Sorry for a downer thread. But does the excess this time of year bother anyone else? I hate waste.

I buy few gifts. I bought a small painting for a dear friend from Etsy. I bought small gifts for my nieces at the annual craft fair this last weekend. Plus they get cash. I also bought two pottery items from a nice man that was selling there. There were a lot of nice gifts for sale at the fair and it makes me wonder why so many people are at the mall.

I try to save with wrapping too. I have plain brown paper, from the dollar store I decorate with rubber stamps, then tie with yarn. I'm reusing the paper my friend wrapped my gift in last year, to wrap my nieces presents. I make envelopes from a template I got from free off the internet. I use some pretty paper I got cheap at Tuesday Morning. A discount store.

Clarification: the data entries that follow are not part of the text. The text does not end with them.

template <int L, int H, bool POSGRAD>
__global__ __launch_bounds__(256) void k_prop_bwd(GridDev grid, float4* __restrict__ d_xw, Warp warp, RaySource src,
                                                  long long N, const float* __restrict__ w0,
                                                  const float* __restrict__ b0, const float* __restrict__ w1,
                                                  const float* __restrict__ b1, const float2* __restrict__ feat_save,
                                                  const float* __restrict__ d_density, float2* __restrict__ d_feats,
                                                  float* __restrict__ partials) {
  constexpr int K = 2 * L;
  __shared__ float s_dh[256][H + 1];
  __shared__ float s_ha[256][H + 1];
  __shared__ float s_f[256][K + 1];
  __shared__ float s_do[256];
  static_assert(H == 16 && K <= 16, "phase 2 is a single 16x16 MFMA tile");
  using f32x4 = __attribute__((ext_vector_type(4))) float;
  const int tid = threadIdx.x;
  const int lane = tid & 63, wave = tid >> 6;
  const int j = lane & 15, g = lane >> 4;
  f32x4 d1 = {0.f, 0.f, 0.f, 0.f}, d2 = {0.f, 0.f, 0.f, 0.f}, d3 = {0.f, 0.f, 0.f, 0.f};
  float db1 = 0.0f;
  const float ones_col0 = (j == 0) ? 1.0f : 0.0f;
  const long long n_iter = (N + 255) / 256;
  for (long long it = blockIdx.x; it < n_iter; it += gridDim.x) {
    const long long n = it * 256 + tid;
    float f[K], dout = 0.0f;
#pragma unroll
    for (int k = 0; k < K; ++k) f[k] = 0.0f;
    bool sel = false;
    float x[3] = {0.f, 0.f, 0.f};
    if (n < N) {
      float px, py, pz;
      src.position(n, px, py, pz);
      sel = warp_position(warp, px, py, pz, x);
#pragma unroll
      for (int l = 0; l < L; ++l) {
        const float2 v = ntc_load<NT_PROP_FEATS>(&feat_save[(size_t)l * N + n]);
        f[2 * l] = v.x;
        f[2 * l + 1] = v.y;
      }
    }
    float a[H];
    float out = b1[0];
#pragma unroll
    for (int o = 0; o < H; ++o) {
      float t = b0[o];
#pragma unroll
      for (int k = 0; k < K; ++k) t = fmaf(w0[o * K + k], f[k], t);
      a[o] = t;
      out = fmaf(w1[o], fmaxf(t, 0.0f), out);
    }
    if (n < N && sel) dout = d_density[n] * expf(fminf(fmaxf(out, -15.0f), 15.0f));
    float df[K];
#pragma unroll
    for (int k = 0; k < K; ++k) df[k] = 0.0f;
#pragma unroll
    for (int o = 0; o < H; ++o) {
      const float dh = (a[o] > 0.0f) ? dout * w1[o] : 0.0f;
      s_dh[tid][o] = dh;
      s_ha[tid][o] = fmaxf(a[o], 0.0f) * dout;
#pragma unroll
      for (int k = 0; k < K; ++k) df[k] = fmaf(dh, w0[o * K + k], df[k]);
    }
#pragma unroll
    for (int k = 0; k < K; ++k) s_f[tid][k] = f[k];
    db1 += dout;
    if (n < N) {
#pragma unroll
      for (int l = 0; l < L; ++l) ntc_store<NT_PROP_DFEATS_ST>(&d_feats[(size_t)l * N + n], make_float2(df[2 * l], df[2 * l + 1]));
    }
    if constexpr (POSGRAD) {
      if (n < N) {
        const uint32_t hmask = (1u << grid.log2_T) - 1u;
        float gx = 0.0f, gy = 0.0f, gz = 0.0f;
#pragma unroll
        for (int l = 0; l < L; ++l) {
          const int scaling = grid.scalings[l];
          const GridLevel gl = grid_cell(x, scaling);
          uint32_t hh[8];
          grid_corners(gl, hmask, hh);
          const float2* lt = grid.table + ((size_t)l << grid.log2_T);
          float dk[8];
#pragma unroll
          for (int k = 0; k < 8; ++k) {
            const float2 v = lt[hh[k]];
            dk[k] = fmaf(df[2 * l], v.x, df[2 * l + 1] * v.y);
          }
          const float ox = gl.o[0], oy = gl.o[1], oz = gl.o[2];
          const float mx = 1.0f - ox, my = 1.0f - oy, mz = 1.0f - oz;
          const float s = sel ? (float)scaling : 0.0f;
          gx += s * (oz * (oy * (dk[0] - dk[3]) + my * (dk[1] - dk[2])) + mz * (oy * (dk[4] - dk[7]) + my * (dk[5] - dk[6])));
          gy += s * (oz * (ox * (dk[0] - dk[1]) + mx * (dk[3] - dk[2])) + mz * (ox * (dk[4] - dk[5]) + mx * (dk[7] - dk[6])));
          gz += s * (oy * (ox * (dk[0] - dk[4]) + mx * (dk[3] - dk[7])) + my * (ox * (dk[1] - dk[5]) + mx * (dk[2] - dk[6])));
        }
        d_xw[n] = make_float4(gx, gy, gz, 0.0f);
      }
    }
    __syncthreads();
    const int row0 = 64 * wave + g;
#pragma unroll 4
    for (int st = 0; st < 16; ++st) {
      const int row = row0 + 4 * st;
      const float a1 = s_dh[row][j], a2 = s_ha[row][j];
      const float bf = (j < K) ? s_f[row][j < K ? j : 0] : 0.0f;
      d1 = __builtin_amdgcn_mfma_f32_16x16x4f32(a1, bf, d1, 0, 0, 0);
      d2 = __builtin_amdgcn_mfma_f32_16x16x4f32(a2, ones_col0, d2, 0, 0, 0);
      d3 = __builtin_amdgcn_mfma_f32_16x16x4f32(a1, ones_col0, d3, 0, 0, 0);
    }
    __syncthreads();
  }
  float* red = &s_dh[0][0];
#pragma unroll
  for (int r = 0; r < 4; ++r) {
    red[((wave * 3 + 0) * 16 + 4 * g + r) * 16 + j] = d1[r];
    red[((wave * 3 + 1) * 16 + 4 * g + r) * 16 + j] = d2[r];
    red[((wave * 3 + 2) * 16 + 4 * g + r) * 16 + j] = d3[r];
  }
  db1 = wave_sum(db1);
  if (lane == 0) s_do[wave] = db1;
  __syncthreads();
  {
    const int o = tid >> 4, k = tid & 15;
    auto total = [&](int which) {
      return (red[((0 * 3 + which) * 16 + o) * 16 + k] + red[((1 * 3 + which) * 16 + o) * 16 + k]) +
             (red[((2 * 3 + which) * 16 + o) * 16 + k] + red[((3 * 3 + which) * 16 + o) * 16 + k]);
    };
    float* part = partials + (size_t)blockIdx.x * PROP_PART;
    part[tid] = total(0);
    if (k == 0) {
      part[256 + o] = total(1);
      part[272 + o] = total(2);
    }
    if (tid == 0) part[288] = (s_do[0] + s_do[1]) + (s_do[2] + s_do[3]);
  }
}

constexpr int PRD_E = 16, PRD_Y = 64;
struct PropReduceArgs {
  const float* partials;
  int nblocks, K;
  float *g_w0, *g_b0, *g_w1, *g_b1;
  WeightAdam wa;
};
template <bool ADAM>
__device__ __forceinline__ void prop_reduce_block(int block, const PropReduceArgs& a) {
  __shared__ float s_part[PRD_Y][PRD_E];
  const float* __restrict__ partials = a.partials;
  const int nblocks = a.nblocks, K = a.K;
  const int t = threadIdx.x % PRD_E, y = threadIdx.x / PRD_E;
  const int e = block * PRD_E + t;
  float s = 0.0f;
  if (e <= 288) {
    int b = y;
    for (; b + 7 * PRD_Y < nblocks; b += 8 * PRD_Y) {
      float v[8];
#pragma unroll
      for (int u = 0; u < 8; ++u) v[u] = partials[(size_t)(b + u * PRD_Y) * PROP_PART + e];
#pragma unroll
      for (int u = 0; u < 8; ++u) s += v[u];
    }
    for (; b < nblocks; b += PRD_Y) s += partials[(size_t)b * PROP_PART + e];
  }
  s_part[y][t] = s;
  __syncthreads();
  if (y != 0 || e > 288) return;
#pragma unroll 8
  for (int q = 1; q < PRD_Y; ++q) s += s_part[q][t];
  if (!ADAM && s == 0.0f) return;
  float* dst = nullptr;
  if (e < 256) {
    const int o = e >> 4, k = e & 15;
    if (k < K) dst = &a.g_w0[o * K + k];
  } else if (e < 272) {
    dst = &a.g_w1[e - 256];
  } else if (e < 288) {
    dst = &a.g_b0[e - 272];
  } else {
    dst = &a.g_b1[0];
  }
  if (!dst) return;
  if constexpr (ADAM) weight_adam_entry(a.wa, dst, s);
  else *dst += s;
}
template <bool ADAM>
__global__ __launch_bounds__(PRD_E * PRD_Y) void k_prop_reduce(PropReduceArgs a) {
  prop_reduce_block<ADAM>((int)blockIdx.x, a);
}
template <bool ADAM>
__global__ __launch_bounds__(PRD_E * PRD_Y) void k_prop_reduce2(PropReduceArgs a, PropReduceArgs b) {
  constexpr int NB = PROP_PART / PRD_E;
  if ((int)blockIdx.x < NB) prop_reduce_block<ADAM>((int)blockIdx.x, a);
  else prop_reduce_block<ADAM>((int)blockIdx.x - NB, b);
}

}

using namespace fnr;


extern "C" int fnr_debug_scatter_overflows(uint64_t* count_host, int reset) {
  FNR_CHECK_ARG(count_host, "debug_scatter_overflows: null argument");
  unsigned long long n = 0;
  FNR_HIP(hipMemcpyFromSymbol(&n, HIP_SYMBOL(g_scatter_overflow_records), sizeof(n)));
  *count_host = n;
  if (reset) {
    n = 0;
    FNR_HIP(hipMemcpyToSymbol(HIP_SYMBOL(g_scatter_overflow_records), &n, sizeof(n)));
  }
  return FNR_OK;
}

extern "C" int fnr_debug_scatter_records(uint64_t* records_host, int reset) {
  FNR_CHECK_ARG(records_host, "debug_scatter_records: null argument");
  FNR_HIP(hipDeviceSynchronize());
  unsigned long long host[2][64][16];
  FNR_HIP(hipMemcpyFromSymbol(host, HIP_SYMBOL(g_scatter_records), sizeof(host)));
  for (int k = 0; k < 2; ++k) {
    records_host[k] = 0;
    for (int i = 0; i < 64; ++i) records_host[k] += host[k][i][0];
  }
  if (reset) {
    memset(host, 0, sizeof(host));
    FNR_HIP(hipMemcpyToSymbol(HIP_SYMBOL(g_scatter_records), host, sizeof(host)));
  }
  return FNR_OK;
}


extern "C" size_t fnr_hash_scatter_workspace_bytes(int64_t n_samples, int n_levels, int log2_hashmap_size) {
  const ScatterPlan p = scatter_plan(n_samples, n_levels, log2_hashmap_size);
  return p.count_bytes + p.queue_bytes;
}

extern "C" int fnr_hash_encode_bwd(const fnr_grid* grid_grad, const fnr_warp* warp, const fnr_rays* rays,
                                   const float* euclid_bins, int S, const float* d_feats, int level_begin,
                                   int level_count, void* workspace, size_t workspace_bytes, int workspace_clean,
                                   void* stream) {
  FNR_SEQ_UNRECORDABLE("fnr_hash_encode_bwd");
  FNR_CHECK_ARG(grid_grad && warp && rays && euclid_bins && d_feats && S > 0, "hash_encode_bwd: null argument");
  FNR_CHECK_ARG(grid_grad->n_levels >= 1 && grid_grad->n_levels <= FNR_MAX_LEVELS, "hash_encode_bwd: n_levels");
  const long long N = rays->n_rays * (long long)S;
  if (N == 0) return FNR_OK;
  RaySource src{make_rays(rays), euclid_bins, S};
  FNR_PROF(OP_ENCODE_BWD, N);
  return binned_scatter(grid_grad, make_warp(warp), src, N, reinterpret_cast<const float2*>(d_feats), level_begin,
                        level_count, workspace, workspace_bytes, workspace_clean, as_stream(stream));
}

extern "C" int fnr_hash_encode_bwd_adam(const fnr_grid* grid_grad, const fnr_warp* warp, const fnr_rays* rays,
                                        const float* euclid_bins, int S, const float* d_feats, void* workspace,
                                        size_t workspace_bytes, int workspace_clean, const fnr_table_adam* adam,
                                        void* stream) {
  if (seq::recording() && grid_grad && warp && rays && adam) {
    const fnr_grid grid_ = *grid_grad;
    const fnr_warp warp_ = *warp;
    const fnr_rays rays_ = *rays;
    const fnr_table_adam adam_ = *adam;
    seq::push("fnr_hash_encode_bwd_adam", [=](const fnr_step_scalars* sc) {
      const fnr_table_adam a = seq::patched(adam_, sc);
      return fnr_hash_encode_bwd_adam(&grid_, &warp_, &rays_, euclid_bins, S, d_feats, workspace, workspace_bytes,
                                      workspace_clean, &a, stream);
    });
  }
  FNR_CHECK_ARG(grid_grad && warp && rays && euclid_bins && d_feats && S > 0, "hash_encode_bwd_adam: null argument");
  FNR_CHECK_ARG(grid_grad->n_levels >= 1 && grid_grad->n_levels <= FNR_MAX_LEVELS, "hash_encode_bwd_adam: n_levels");
  TableAdam t;
  const int rc = make_table_adam(adam, t);
  if (rc) return rc;
  const long long N = rays->n_rays * (long long)S;
  RaySource src{make_rays(rays), euclid_bins, S};
  FNR_PROF(OP_ENCODE_BWD, N);
  return binned_scatter(grid_grad, make_warp(warp), src, N, reinterpret_cast<const float2*>(d_feats), 0,
                        grid_grad->n_levels, workspace, workspace_bytes, workspace_clean, as_stream(stream), &t);
}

Then last night I realized I didn't have gift tags and my printer isn't working so no freebies off the internet. Today I bought a suitable card at the thrift store today for 25 cents and will cut tags from that. I save received boxes and padded envelopes to reuse and I'm never at a loss for mailing and packing materials

Maybe not so downer, I actually have fun being thrifty and reusing with what little I do with the holidays. Anyone else? Or am I being too cheap.


----------



## tnthomas (Dec 7, 2015)

Kitties said:


> Sorry for a downer thread. But does the excess this time of year bother anyone else? I hate waste.


I'm with ya, the excess and waste just makes my teeth hurt.  But, I go along with it, and look forward to January 2nd, and a return to normalcy...


----------



## jnos (Dec 7, 2015)

The wrapping waste doesn't bother me nearly as much as the *low quality* products made by laborers paid next to nothing, and the item ends up in the dumpster within days, weeks or months. Ridiculous waste!


----------



## Ameriscot (Dec 8, 2015)

I'm defintely not guilty.  We don't go to the US any more at xmas but visit the family and grandkids in the summers instead.  I've discovered from experience that choosing gifts for my granddaughters is usually a waste of money.  If it's expensive it gets broken, or I pick something they don't want.  So the solution to this has been sending enough money to my son for his entire family.  Last year they chose a family gift, this year everybody is picking their own with their share.


----------



## hollydolly (Dec 8, 2015)

I don't send gifts to anyone any more...I don't wrap things anyway, it's a horrendous waste of a tree...it drives me crazy. We buy something for each other if it's something we each want, and will use, but there are no ''extras' just for the sake of filling up a Christmas present box...and I don't send Christmas cards at all...and I don't like receiving them either because of the aforesaid waste of paper...send me an electronic one I'd be much more happy with those 

It was different when my daughter was small...I'd had a horrible childhood with very few gifts, so when mine came along, she was spoiled beyond belief,..I don't regret that at all because I knew what it was like to grow up without anything..so I'm happy I let here have anything I could afford...but she knows the value of money to this day, and  is a successful businesswoman in her own right.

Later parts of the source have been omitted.